Exercise: Look through the data below, and copy each line that carries the word "template".

Information supplied:
# ardaduz/deep-video-mvs

Hardware: AMD Instinct MI355X
Metric: depth frames/sec/GPU @ 320x256x64 planes (fusionnet); rel-L1 vs ref (higher is better)
Workload: dtype f32

## Files before the change

deep-video-mvs_amd/csrc/direct_conv.hip:

```cpp
#include <stdlib.h>

#include "dvmvs_device.h"

namespace dvmvs {

typedef float float4v __attribute__((ext_vector_type(4)));

struct DirectConvArgs {
  const float* x;
  const float* packed;
  const float* bias;
  float* dst;
  float* dst_nhwc;
  long long x_batch_stride, dst_batch_stride;
  int B, C_in, C_out, H, W, OH, OW;
  int act;
  int n_groups;
  int packed_groups;
  int n_chunks;
  int tiles_x;
  int vec4;
};

#ifdef DVMVS_SWEEP_TRACE
constexpr int kDcTraceWords = 8, kDcTraceWaves = 16384;
__device__ unsigned long long g_dc_trace[kDcTraceWaves * kDcTraceWords];
#define DC_TRACE(...) __VA_ARGS__
#define DC_NOW() __builtin_amdgcn_s_memrealtime()
#else
#define DC_TRACE(...)
#endif

constexpr int kDcGroupPad = 16;

__host__ __device__ constexpr int dc_round_to_residue(int v, int mod, int res) { return v + ((res - v) % mod + mod) % mod; }

template <int K_, int S_, int MW_, int MT_, int NT_, int PW_, int KS_, int G_>
struct DirectConvConfig {
  static constexpr int K = K_, S = S_, MW = MW_, MT = MT_, NTILE = NT_, PW = PW_, KS = KS_, G = G_;
  static constexpr int MH = 16 / MW;
  static constexpr int NWAVES = PW * KS, NT = 64 * NWAVES;
  static constexpr int CIC = 4 * KS * G;
  static constexpr int TILE_H = PW * MH, TILE_W = MW * MT;
  static constexpr int PH = (TILE_H - 1) * S + K, PWD = TILE_W * S + 8, PWD4 = PWD / 4;
  static constexpr int SHIFT = 4 - K / 2;
  static constexpr int RS = (MH == 1) ? PWD : dc_round_to_residue(PWD, 16, 8);
  static constexpr int CS = dc_round_to_residue(PH * RS, 64, 16);
  static constexpr int Q = (NTILE * K + 3) / 4;
  static constexpr int NS = G * K;
  static constexpr bool PRIVATE = PW == 1;
  static constexpr int STAGE_CH = PRIVATE ? 4 * G : CIC;
  static constexpr int STAGE_NT = PRIVATE ? 64 : NT;
  static constexpr int PATCH = STAGE_CH * PH * PWD4;
  static constexpr int XREGS = (PATCH + STAGE_NT - 1) / STAGE_NT;
  static constexpr int RED_FLOATS = (KS > 1) ? (KS / 2) * PW * MT * NTILE * 256 : 0;
  static constexpr int BUF = CIC * CS;
  static constexpr bool PREFETCH = XREGS <= 8;
  static constexpr bool DOUBLE = PREFETCH && sizeof(float) * 2 * BUF <= 150 * 1024;
  static constexpr bool WHOLE = DOUBLE && K == 3 && NS * Q <= 6;
  static constexpr int LDS_FLOATS = ((DOUBLE ? 2 : 1) * BUF > RED_FLOATS) ? (DOUBLE ? 2 : 1) * BUF : RED_FLOATS;
  static_assert((MW == 16 || MW == 8) && (TILE_W * S) % 4 == 0 && RS % 4 == 0 && CS % 4 == 0, "tile shape");
  static_assert(NWAVES == 8 && NS >= 2 && (kDcGroupPad % (KS * G)) == 0 && (KS & (KS - 1)) == 0, "workgroup shape");
  static_assert(sizeof(float) * LDS_FLOATS <= 160 * 1024, "LDS");
};

template <class Cfg>
__global__ __launch_bounds__(Cfg::NT) void direct_conv_kernel(DirectConvArgs a) {
  constexpr int K = Cfg::K, S = Cfg::S, MW = Cfg::MW, MT = Cfg::MT, NTILE = Cfg::NTILE, PW = Cfg::PW, KS = Cfg::KS, G = Cfg::G;
  constexpr int MH = Cfg::MH, CIC = Cfg::CIC, PH = Cfg::PH, PWD4 = Cfg::PWD4, RS = Cfg::RS, CS = Cfg::CS, Q = Cfg::Q, NS = Cfg::NS;
  constexpr int XREGS = Cfg::XREGS, PATCH = Cfg::PATCH, STAGE_NT = Cfg::STAGE_NT;
  constexpr bool PRIVATE = Cfg::PRIVATE;
  extern __shared__ __attribute__((aligned(16))) float s_x[];

  const int tid = threadIdx.x, lane = tid & 63, wave = __builtin_amdgcn_readfirstlane(tid >> 6);
  const int pw = wave % PW, ks = wave / PW;
  const int ty = blockIdx.x / a.tiles_x, tx = blockIdx.x - ty * a.tiles_x;
  const int cot = blockIdx.y, b = blockIdx.z;
  const int oy0 = ty * Cfg::TILE_H, ox0 = tx * Cfg::TILE_W;
  const int iy0 = oy0 * S - K / 2, ix0 = ox0 * S - 4;
  const int HW = a.H * a.W;
  DC_TRACE(const unsigned long long tr_start = DC_NOW(); unsigned long long tr_first = 0, tr_req = 0, tr_mfma = 0, tr_store = 0, tr_loop = 0, tr_red = 0, tr_a = 0, tr_b = 0, tr_c = 0;
           auto dump_trace = [&]() __attribute__((always_inline)) {
             const unsigned long long tr_end = DC_NOW();
             const size_t wv = (static_cast<size_t>(blockIdx.z * gridDim.y + blockIdx.y) * gridDim.x + blockIdx.x) * Cfg::NWAVES + (threadIdx.x >> 6);
             if ((threadIdx.x & 63) == 0 && wv < kDcTraceWaves) {
               unsigned long long* t = g_dc_trace + wv * kDcTraceWords;
               t[0] = tr_start; t[1] = tr_first; t[2] = tr_req; t[3] = tr_mfma; t[4] = tr_store; t[5] = tr_loop; t[6] = tr_red; t[7] = tr_end;
             }
           };)
  gcfloat_p xg = as_global(a.x) + static_cast<size_t>(b) * a.x_batch_stride;

  constexpr bool PREFETCH = Cfg::PREFETCH, DOUBLE = Cfg::DOUBLE, WHOLE = Cfg::WHOLE;
  constexpr int BUF = Cfg::BUF;
  const __amdgpu_buffer_rsrc_t x_resource =
      __builtin_amdgcn_make_buffer_rsrc((void*)xg, 0, static_cast<int>(sizeof(float) * static_cast<unsigned int>(a.C_in) * HW), 0x00020000);
  constexpr unsigned int kOutOfRange = 0x80000000u;
  const int stage_tid = PRIVATE ? lane : tid;
  const int stage_ch0 = PRIVATE ? ks * G * 4 : 0;
  auto element_offset = [&](int i) __attribute__((always_inline)) -> unsigned int {
    const int e = stage_tid + i * STAGE_NT;
    const int ch = e / (PH * PWD4), rem = e - ch * (PH * PWD4);
    const int row = rem / PWD4, col4 = rem - row * PWD4;
    const int iy = iy0 + row, ix = ix0 + 4 * col4;
    const bool in = e < PATCH && iy >= 0 && iy < a.H && ix >= 0 && ix < a.W;
    return in ? static_cast<unsigned int>(sizeof(float)) * static_cast<unsigned int>((stage_ch0 + ch) * HW + iy * a.W + ix) : kOutOfRange;
  };
  unsigned int x_offset[PREFETCH ? XREGS : 1];
  if (PREFETCH) {
#pragma unroll
    for (int i = 0; i < XREGS; ++i) x_offset[i] = element_offset(i);
  }
  auto load_element = [&](int chunk, int i) __attribute__((always_inline)) -> float4v {
    const unsigned int offset = PREFETCH ? x_offset[i] : element_offset(i);
    const bool live = chunk * CIC + stage_ch0 + (stage_tid + i * STAGE_NT) / (PH * PWD4) < a.C_in;
    return __builtin_bit_cast(float4v, __builtin_amdgcn_raw_buffer_load_b128(x_resource, static_cast<int>(live ? offset : kOutOfRange),
                                                                             static_cast<int>(sizeof(float) * static_cast<unsigned int>(chunk * CIC) * HW), 0));
  };
  auto store_element = [&](float* buffer, int i, float4v v) __attribute__((always_inline)) {
    const int e = stage_tid + i * STAGE_NT;
    const int ch = e / (PH * PWD4), rem = e - ch * (PH * PWD4);
    const int row = rem / PWD4, col4 = rem - row * PWD4;
    if (e < PATCH) *reinterpret_cast<float4v*>(buffer + (stage_ch0 + ch) * CS + row * RS + 4 * col4) = v;
  };
  float4v xr[PREFETCH ? XREGS : 1];
  auto load_patch = [&](int chunk) __attribute__((always_inline)) {
    if (PREFETCH) {
#pragma unroll
      for (int i = 0; i < XREGS; ++i) xr[i] = load_element(chunk, i);
    }
  };
  auto store_patch = [&](int chunk, float* buffer) __attribute__((always_inline)) {
    if (PREFETCH) {
#pragma unroll
      for (int i = 0; i < XREGS; ++i) store_element(buffer, i, xr[i]);
    } else {
#pragma unroll 1
      for (int i0 = 0; i0 < XREGS; i0 += 4) {
        float4v piece[4];
#pragma unroll
        for (int i = 0; i < 4; ++i) piece[i] = load_element(chunk, i0 + i);
#pragma unroll
        for (int i = 0; i < 4; ++i) store_element(buffer, i0 + i, piece[i]);
      }
    }
  };

  auto chunk_barrier = [&]() __attribute__((always_inline)) {
    if (PRIVATE) __builtin_amdgcn_wave_barrier();
    else __syncthreads();
  };

  const float4v DVMVS_GLOBAL* wq = reinterpret_cast<const float4v DVMVS_GLOBAL*>(as_global(a.packed)) +
                                   static_cast<size_t>(cot) * a.packed_groups * (K * Q * 64) + lane;
  auto load_weights = [&](float4v* w, int cg, int ky) __attribute__((always_inline)) {
    cg = min(cg, a.packed_groups - 1);
#pragma unroll
    for (int q = 0; q < Q; ++q) w[q] = wq[(static_cast<size_t>(cg) * K + ky) * (Q * 64) + q * 64];
  };

  const int m = lane & 15;
  const int a_base = ((lane >> 4) + ks * G * 4) * CS + ((pw * MH + m / MW) * S) * RS + (m % MW) * S + Cfg::SHIFT;

  float4v acc[MT][NTILE];
#pragma unroll
  for (int mt = 0; mt < MT; ++mt)
#pragma unroll
    for (int nt = 0; nt < NTILE; ++nt) acc[mt][nt] = float4v{0.0f, 0.0f, 0.0f, 0.0f};

  auto multiply_step = [&](const float* buffer, int gg, int ky, const float4v* w) __attribute__((always_inline)) {
#pragma unroll
    for (int kx = 0; kx < K; ++kx) {
#pragma unroll
      for (int mt = 0; mt < MT; ++mt) {
        const float av = buffer[a_base + gg * 4 * CS + ky * RS + kx + mt * MW * S];
#pragma unroll
        for (int nt = 0; nt < NTILE; ++nt) {
          const int j = kx * NTILE + nt;
          acc[mt][nt] = __builtin_amdgcn_mfma_f32_16x16x4f32(av, w[j / 4][j % 4], acc[mt][nt], 0, 0, 0);
        }
      }
    }
  };

  if (WHOLE) {
    float4v w_even[NS][Q], w_odd[NS][Q];
    auto whole_chunk = [&](int chunk, float4v(*w_use)[Q], float4v(*w_load)[Q]) __attribute__((always_inline)) {
      const int cg0 = (chunk * KS + ks) * G;
      const float* buffer = s_x + (chunk & 1) * BUF;
      DC_TRACE(tr_a = DC_NOW(); __builtin_amdgcn_sched_barrier(0);)
#pragma unroll
      for (int s = 0; s < NS; ++s) load_weights(w_load[s], ((chunk + 1) * KS + ks) * G + s / K, s % K);
      load_patch(chunk + 1);
      __builtin_amdgcn_sched_barrier(0);
      DC_TRACE(tr_b = DC_NOW(); __builtin_amdgcn_sched_barrier(0);)
#pragma unroll
      for (int s = 0; s < NS; ++s)
        if (cg0 + s / K < a.n_groups) multiply_step(buffer, s / K, s % K, w_use[s]);
      DC_TRACE(__builtin_amdgcn_sched_barrier(0); asm volatile("s_nop 0" ::"v"(acc[0][0]), "v"(acc[MT - 1][NTILE - 1])); tr_c = DC_NOW(); __builtin_amdgcn_sched_barrier(0);)
#pragma unroll
      for (int s = 0; s < NS; ++s) asm volatile("" ::"v"(w_load[s][Q - 1]), "v"(w_use[s][Q - 1]));
      store_patch(chunk + 1, s_x + ((chunk + 1) & 1) * BUF);
      chunk_barrier();
      DC_TRACE(tr_req += tr_b - tr_a; tr_mfma += tr_c - tr_b; tr_store += DC_NOW() - tr_c;)
    };
#pragma unroll
    for (int s = 0; s < NS; ++s) load_weights(w_even[s], ks * G + s / K, s % K);
    load_patch(0);
    store_patch(0, s_x);
    chunk_barrier();
    DC_TRACE(tr_first = DC_NOW();)
    for (int chunk = 0; chunk < a.n_chunks; chunk += 2) {
      whole_chunk(chunk, w_even, w_odd);
      if (chunk + 1 < a.n_chunks) whole_chunk(chunk + 1, w_odd, w_even);
    }
  } else {
    float4v wb[2][Q], w_next[Q];
    load_patch(0);
    load_weights(w_next, ks * G, 0);
    store_patch(0, s_x);
    chunk_barrier();
    DC_TRACE(tr_first = DC_NOW();)
    for (int chunk = 0; chunk < a.n_chunks; ++chunk) {
      const bool more = chunk + 1 < a.n_chunks;
      const int cg0 = (chunk * KS + ks) * G;
      const float* buffer = s_x + (DOUBLE ? (chunk & 1) * BUF : 0);
#pragma unroll
      for (int q = 0; q < Q; ++q) wb[0][q] = w_next[q];
      DC_TRACE(tr_a = tr_b = DC_NOW(); __builtin_amdgcn_sched_barrier(0);)
#pragma unroll
      for (int s = 0; s < NS; ++s) {
        if (s + 1 < NS) load_weights(wb[(s + 1) & 1], cg0 + (s + 1) / K, (s + 1) % K);
        if (s == NS - 2 && (more || DOUBLE)) load_patch(chunk + 1);
        if (s == NS - 1 && (more || DOUBLE)) load_weights(w_next, ((chunk + 1) * KS + ks) * G, 0);
        __builtin_amdgcn_sched_barrier(0);
        if (cg0 + s / K < a.n_groups) multiply_step(buffer, s / K, s % K, wb[s & 1]);
        asm volatile("" ::"v"(wb[s & 1][Q - 1]));
      }
      DC_TRACE(__builtin_amdgcn_sched_barrier(0); asm volatile("s_nop 0" ::"v"(acc[0][0]), "v"(acc[MT - 1][NTILE - 1])); tr_c = DC_NOW(); __builtin_amdgcn_sched_barrier(0);)
      if (DOUBLE) {
        store_patch(chunk + 1, s_x + ((chunk + 1) & 1) * BUF);
        chunk_barrier();
        DC_TRACE(tr_mfma += tr_c - tr_b; tr_store += DC_NOW() - tr_c;)
      } else {
        chunk_barrier();
        if (more) {
          store_patch(chunk + 1, s_x);
          chunk_barrier();
        }
      }
    }
  }

  DC_TRACE(tr_loop = DC_NOW();)
  if (PRIVATE && KS > 1) __syncthreads();
  if (KS > 1) {
    float4v* red = reinterpret_cast<float4v*>(s_x);
#pragma unroll
    for (int half = KS / 2; half >= 1; half >>= 1) {
      if (ks >= half && ks < 2 * half) {
#pragma unroll
        for (int mt = 0; mt < MT; ++mt)
#pragma unroll
          for (int nt = 0; nt < NTILE; ++nt) red[((((ks - half) * PW + pw) * MT + mt) * NTILE + nt) * 64 + lane] = acc[mt][nt];
      }
      __syncthreads();
      if (ks < half) {
#pragma unroll
        for (int mt = 0; mt < MT; ++mt)
#pragma unroll
          for (int nt = 0; nt < NTILE; ++nt) acc[mt][nt] += red[(((ks * PW + pw) * MT + mt) * NTILE + nt) * 64 + lane];
      }
      if (half > 1) __syncthreads();
    }
    if (ks > 0) {
      DC_TRACE(tr_red = DC_NOW(); dump_trace();)
      return;
    }
  }

  const int m0 = (lane >> 4) * 4;
  const int oy = oy0 + pw * MH + m0 / MW;
  DC_TRACE(tr_red = DC_NOW();)
  if (oy >= a.OH) {
    DC_TRACE(dump_trace();)
    return;
  }
  gfloat_p dst = as_global(a.dst) + static_cast<size_t>(b) * a.dst_batch_stride;
#pragma unroll
  for (int nt = 0; nt < NTILE; ++nt) {
    const int co = cot * (16 * NTILE) + nt * 16 + (lane & 15);
    if (co >= a.C_out) continue;
    const float bv = a.bias ? a.bias[co] : 0.0f;
#pragma unroll
    for (int mt = 0; mt < MT; ++mt) {
      const int ox = ox0 + mt * MW + m0 % MW;
      float4v v = acc[mt][nt] + bv;
      if (a.act == 1) {
#pragma unroll
        for (int r = 0; r < 4; ++r) v[r] = fmaxf(v[r], 0.0f);
      }
      gfloat_p d = dst + (static_cast<size_t>(co) * a.OH + oy) * a.OW + ox;
      if (a.vec4 && ox + 3 < a.OW) {
        *reinterpret_cast<float4v DVMVS_GLOBAL*>(d) = v;
      } else {
#pragma unroll
        for (int r = 0; r < 4; ++r)
          if (ox + r < a.OW) d[r] = v[r];
      }
      if (a.dst_nhwc) {
        gfloat_p dn = as_global(a.dst_nhwc) + ((static_cast<size_t>(b) * a.OH + oy) * a.OW + ox) * a.C_out + co;
#pragma unroll
        for (int r = 0; r < 4; ++r)
          if (ox + r < a.OW) dn[static_cast<size_t>(r) * a.C_out] = v[r];
      }
    }
  }
  DC_TRACE(dump_trace();)
}
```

Solution:
template <int K_, int S_, int MW_, int MT_, int NT_, int PW_, int KS_, int G_>
template <class Cfg>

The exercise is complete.